Noch ein Siebziger: Brian Wilson.

Genie und Wahnsinn liegen dicht beieinander, heißt es. Das beste Beispiel dafür ist Brian Wilson, musikalischer Kopf der Beach Boys. Mit dem legendären Album Pet Sounds schafft er Mitte der 1960er einen Meilenstein der Popmusik und versinkt danach für viele Jahre im Sumpf von Drogen, Drinks und Depressionen. Das mit großem Aufwand produzierte Nachfolgealbum Smile bleibt zunächst unvollendet. Und es wird über 30 Jahre dauern, bis Brian Wilson, inzwischen vollständig genesen und augenscheinlich in bester Verfassung, sich des Werkes wieder annimmt und ernsthaft an der Fertigstellung arbeitet. 2004 findet in London die Uraufführung statt (siehe Video), das dazugehörige Album „Brian Wilson presents Smile“ bekommt sehr gute Kritiken und ist auch kommerziell erfolgreich.
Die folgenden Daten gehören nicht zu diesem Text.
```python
class Context:
    def __init__(self, device=0, stream=None):
        self.lib = _ffi.load()
        self.device = device
        self.ptr = C.c_void_p()
        rc = self.lib.limo_ctx_create(device, C.byref(self.ptr))
        if rc != 0:
            raise LimoError("limo_ctx_create(device=%d) failed rc=%d (no gfx950 device? the product path has no CPU fallback)" % (device, rc))
        if stream is not None:
            self.set_stream(stream)

    def set_stream(self, stream):
        _check(self.lib.limo_ctx_set_stream(self.ptr, C.c_void_p(stream)), self.ptr, "limo_ctx_set_stream")

    def close(self):
        if self.ptr:
            self.lib.limo_ctx_destroy(self.ptr)
            self.ptr = C.c_void_p()

    def __del__(self):
        try:
            self.close()
        except Exception:
            pass

    def solve(self, window, opts, lm_fixed=None):
        s = window.as_struct()
        rep = _ffi.BaReport()
        if lm_fixed is not None:
            flags = fixed_flags(lm_fixed, window.n_lm)
            rc = self.lib.limo_ba_solve_fixed_landmarks(self.ptr, C.byref(s), flags.ctypes.data_as(_ffi.c_uint8_p), C.byref(opts), C.byref(rep))
            _check(rc, self.ptr, "limo_ba_solve_fixed_landmarks")
            return rep.as_dict()
        _check(self.lib.limo_ba_solve(self.ptr, C.byref(s), C.byref(opts), C.byref(rep)), self.ptr, "limo_ba_solve")
        return rep.as_dict()

    def solve_sharded(self, window, opts, n_shards):
        s = window.as_struct()
        rep = _ffi.BaReport()
        _check(self.lib.limo_ba_solve_sharded(self.ptr, C.byref(s), C.byref(opts), int(n_shards), C.byref(rep)), self.ptr, "limo_ba_solve_sharded")
        return rep.as_dict()

    def exchange_stats(self):
        st = (C.c_int64 * 3)()
        _check(self.lib.limo_ctx_exchange_stats(self.ptr, st), self.ptr, "limo_ctx_exchange_stats")
        return {"exchanges": int(st[0]), "bytes": int(st[1]), "iterations": int(st[2])}

    def coop_fallbacks(self):
        return int(self.lib.limo_ctx_coop_fallbacks(self.ptr))

    SOLVE_PATHS = {1: "WG", 2: "COOP", 3: "STREAMING", 4: "LOCKSTEP"}

    def last_solve_info(self):
        v = (C.c_int64 * 8)()
        _check(self.lib.limo_ctx_last_solve_info(self.ptr, v), self.ptr, "limo_ctx_last_solve_info")
        keys = ("recovered", "coop_G", "groups", "slots", "rounds", "pair_launches", "lin_variant")
        return dict({"path": self.SOLVE_PATHS.get(int(v[0]), "NONE")}, **{k: int(v[1 + i]) for i, k in enumerate(keys)})

    def set_iteration_log(self, on):
        _check(self.lib.limo_ctx_set_iteration_log(self.ptr, int(bool(on))), self.ptr, "limo_ctx_set_iteration_log")

    def last_iteration_log(self, window=0):
        return _read_iteration_log(lambda cap, out, n: self.lib.limo_ctx_last_iteration_log(self.ptr, int(window), cap, out, n), self.ptr,
                                   "limo_ctx_last_iteration_log")

    def comm_init(self, unique_id, rank, world):
        _check(self.lib.limo_ctx_comm_init(self.ptr, unique_id, int(rank), int(world)), self.ptr, "limo_ctx_comm_init")

    def comm_init_host(self, rank, world, allgather, allreduce):
        import numpy as np

        def _cb(send, recv, count, kind, _user):
            s = np.ctypeslib.as_array(send, shape=(count,))
            if kind == 0:
                allgather(s, np.ctypeslib.as_array(recv, shape=(world, count)))
            else:
                allreduce(s, np.ctypeslib.as_array(recv, shape=(count,)))

        self._xfn = _ffi.EXCHANGE_FN(_cb)
        _check(self.lib.limo_ctx_comm_init_host(self.ptr, self._xfn, None, int(rank), int(world)), self.ptr, "limo_ctx_comm_init_host")

    def comm_unique_id(self):
        buf = C.create_string_buffer(128)
        _check(self.lib.limo_comm_unique_id(buf), self.ptr, "limo_comm_unique_id")
        return buf.raw

    def landmark_init(self, ray_off, rays, use_depth):
        ray_off = np.ascontiguousarray(ray_off, np.int32)
        use_depth = np.ascontiguousarray(use_depth, np.uint8)
        n = len(use_depth)
        pos = np.zeros((n, 3))
        ok = np.zeros(n, np.uint8)
        rc = self.lib.limo_landmark_init(self.ptr, n, ray_off.ctypes.data_as(_ffi.c_int32_p), rays, use_depth.ctypes.data_as(_ffi.c_uint8_p),
                                         pos.ctypes.data_as(_ffi.c_double_p), ok.ctypes.data_as(_ffi.c_uint8_p))
        _check(rc, self.ptr, "limo_landmark_init")
        return pos, ok

    def adjust_pose_only(self, window, prior, opts):
        s = window.as_struct()
        rep = _ffi.BaReport()
        rc = self.lib.limo_ba_adjust_pose_only(self.ptr, C.byref(s), None if prior is None else C.byref(prior), C.byref(opts), C.byref(rep))
        _check(rc, self.ptr, "limo_ba_adjust_pose_only")
        return rep.as_dict()

    def adjust_pose_only_batch(self, windows, priors, opts):
        windows = list(windows)
        arr = struct_array(windows)
        reps = (_ffi.BaReport * max(1, len(windows)))()
        rc = self.lib.limo_ba_adjust_pose_only_batch(self.ptr, len(windows), arr, prior_array(priors, len(windows)), C.byref(opts), reps)
        _check(rc, self.ptr, "limo_ba_adjust_pose_only_batch")
        return [reps[i].as_dict() for i in range(len(windows))]

    def evaluate(self, window, opts, apply_loss=True):
        s = window.as_struct()
        M = window.n_obs
        cost = np.zeros(1)
        res = np.zeros((M, 3))
        jp = np.zeros((M, 3, 6))
        jl = np.zeros((M, 3, 3))
        valid = np.zeros(M, np.uint8)
        dp = lambda a: a.ctypes.data_as(_ffi.c_double_p)
        rc = self.lib.limo_ba_evaluate(self.ptr, C.byref(s), C.byref(opts), int(apply_loss), dp(cost), dp(res), dp(jp), dp(jl), valid.ctypes.data_as(_ffi.c_uint8_p))
        _check(rc, self.ptr, "limo_ba_evaluate")
        return float(cost[0]), res, jp, jl, valid


    def evaluate_rows(self, window, opts, pose_only=False, prior=None):
        s = window.as_struct()
        n = C.c_int32(0)
        cap = 64 + window.n_lm + 8 * window.n_kf
        rows = (_ffi.BaRow * cap)()
        rc = self.lib.limo_ba_evaluate_rows(self.ptr, C.byref(s), None if prior is None else C.byref(prior), int(pose_only), C.byref(opts), cap, rows, C.byref(n))
        _check(rc, self.ptr, "limo_ba_evaluate_rows")
        assert n.value <= cap
        return _ffi.rows_as_dicts(rows, n.value)


def _read_iteration_log(call, ctx_ptr, what):
    n = C.c_int32(0)
    _check(call(0, None, C.byref(n)), ctx_ptr, what)
# ... 231 lines not shown
```

### limo_amd/csrc/kba_batch_plan.hpp

```cpp
#pragma once
#include <algorithm>
#include <cstdint>
#include <cstdlib>
#include <vector>

#include "kba_items.hpp"
#include "kba_pack.hpp"

namespace kba {

struct PlanKernelSizes {
    int (*lean_lds)(int ncol);
    int (*wide_lds)(int nfp, int nc, int n_view);
    int lin_lds;
    int wide_waves;
    int trim_max_sort;
};

struct BatchPlan {
    bool any_fast = false, any_gen = false;
    int plain_tm = 1, plain_wpe = 4, gp_tm = 1, gp_wpe = 3;
    bool pair_ok = false;
    int wide_npw = 0;
    int plain_lds = 0, leangp_lds = 0, wide_lds = 0;
    int max_nc = 0;
    int asm_bytes = 0, solve_bytes = 0, trim_bytes = 0;
    int schur_wave_lds = 0;
    int onelaunch_lds = 0;
};
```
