 bool shadow_tree(const frt_scene_view *sv, FlatScene &F, int mode)
 {
-    if (!pass_on(mode, "FRT_SHADOW_TREE")) return false;
     auto &I = F.shadow;
     DevScene &S = F.meta;
-    auto why = [&](int w) { I.why = w; return w == FlatScene::kShadowRan; };
+    ShadowProof P;
+    shadow_proof(sv, F, mode, P);
+    if (P.why == FlatScene::kShadowOff) return false;
     I.nodes_main = (int)(F.nodes.size() / 4);
-    if (sv->n_lights <= 0) return why(FlatScene::kShadowNoLights);
-    if (!lambertian_only(sv)) return why(FlatScene::kShadowMaterial);
-    if (!tree_in_lds(F) || F.nodes.empty()) return why(FlatScene::kShadowNotResident);
-    ProofGeometry pg;
-    proof_geometry(sv, F, pg);
-    frt_shadow::Classified c;
-    frt_shadow::classify(pg.g, c);
-    if (c.why != frt_shadow::kRan)
-        return why(c.why == frt_shadow::kNoLights ? FlatScene::kShadowNoLights : FlatScene::kShadowTooLarge);
-    int n_dropped = 0;
-    for (int d = 0; d < sv->n_tris; ++d) n_dropped += c.dropped[d];
-    if (n_dropped == 0) return why(FlatScene::kShadowNothing);
     std::vector<float> nodes = node_floats(F.nodes);
     frt_shadow::Tree t;
-    frt_shadow::build(nodes, S.root, c.dropped, FRT_PRIM_SPHERE, kLeafCountShift, t);
-    if (t.dropped_leaves == 0) return why(FlatScene::kShadowNothing);
-    if (!keeps_plan(F, I.nodes_main, (int)(nodes.size() / 16), false)) return why(FlatScene::kShadowBudget);
+    I.why = shadow_derive(F, nodes, P, t);
+    if (I.why != FlatScene::kShadowRan) return false;
     adopt_nodes(F, nodes);
     S.sroot = t.empty ? kSentinel : t.root;
-    I.dropped = c.dropped;
-    I.n_dropped = n_dropped; I.rule_a = c.n_rule_a; I.rule_b = c.n_rule_b;
+    I.dropped = P.c.dropped;
+    I.n_dropped = P.n_dropped; I.rule_a = P.c.n_rule_a; I.rule_b = P.c.n_rule_b;
     I.added = t.added; I.shared = t.shared; I.empty = t.empty;
-    return why(FlatScene::kShadowRan);
+    return true;
 }
 
 bool shadow_cost_host(const FlatScene &F, ShadowCost &out)
@@ -388,80 +416,134 @@
 
 constexpr int kExitMaxRoot = 1 << 10;
 
-bool exit_tree(const frt_scene_view *sv, FlatScene &F, int mode)
-{
-    if (!pass_on(mode, "FRT_EXIT_TREE")) return false;
-    auto &I = F.exit;
-    DevScene &S = F.meta;
-    auto why = [&](int w) { I.why = w; return w == FlatScene::kExitRan; };
-    I.nodes_before = (int)(F.nodes.size() / 4);
-    I.root.assign((size_t)std::max(sv->n_tris, 0), 0);
-    if (!lambertian_only(sv)) return why(FlatScene::kExitMaterial);
-    if (!tree_in_lds(F) || F.nodes.empty() || S.root != 0) return why(FlatScene::kExitNotResident);
+struct ExitProof {
+    int why = FlatScene::kExitOff;
+    frt_exit::Hidden hid;
+};
+static void exit_proof(const frt_scene_view *sv, const FlatScene &F, int mode, ExitProof &P)
+{
+    P = ExitProof{};
+    if (!pass_on(mode, "FRT_EXIT_TREE")) return;
+    if (!lambertian_only(sv)) { P.why = FlatScene::kExitMaterial; return; }
+    if (!tree_in_lds(F) || F.nodes.empty() || F.meta.root != 0) { P.why = FlatScene::kExitNotResident; return; }
     ProofGeometry pg;
     proof_geometry(sv, F, pg);
-    frt_exit::Hidden hid;
-    frt_exit::classify(pg.g, hid);
-    if (hid.why != frt_exit::kRan) return why(FlatScene::kExitTooLarge);
-    std::vector<float> nodes = node_floats(F.nodes);
+    frt_exit::classify(pg.g, P.hid);
+    P.why = P.hid.why != frt_exit::kRan ? FlatScene::kExitTooLarge : FlatScene::kExitRan;
+}
+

Brian Wilson ist wieder da – und sogar bereit, den verbliebenen Beach Boys Mike Love und Alan Jardin auf die Sprünge zu helfen: Vor wenigen Wochen erschien das neue Studioalbum der wiedervereinten Band, seit April sind die ergrauten „Strandjungs“ auf Tour durch die USA und Europa (3. August in Berlin).

Heute, nur zwei Tage nach seinem früheren musikalischen Rivalen und späteren Freund Paul McCartney, wird auch Brian Wilson 70 Jahre alt. Herzlichen Glückwunsch!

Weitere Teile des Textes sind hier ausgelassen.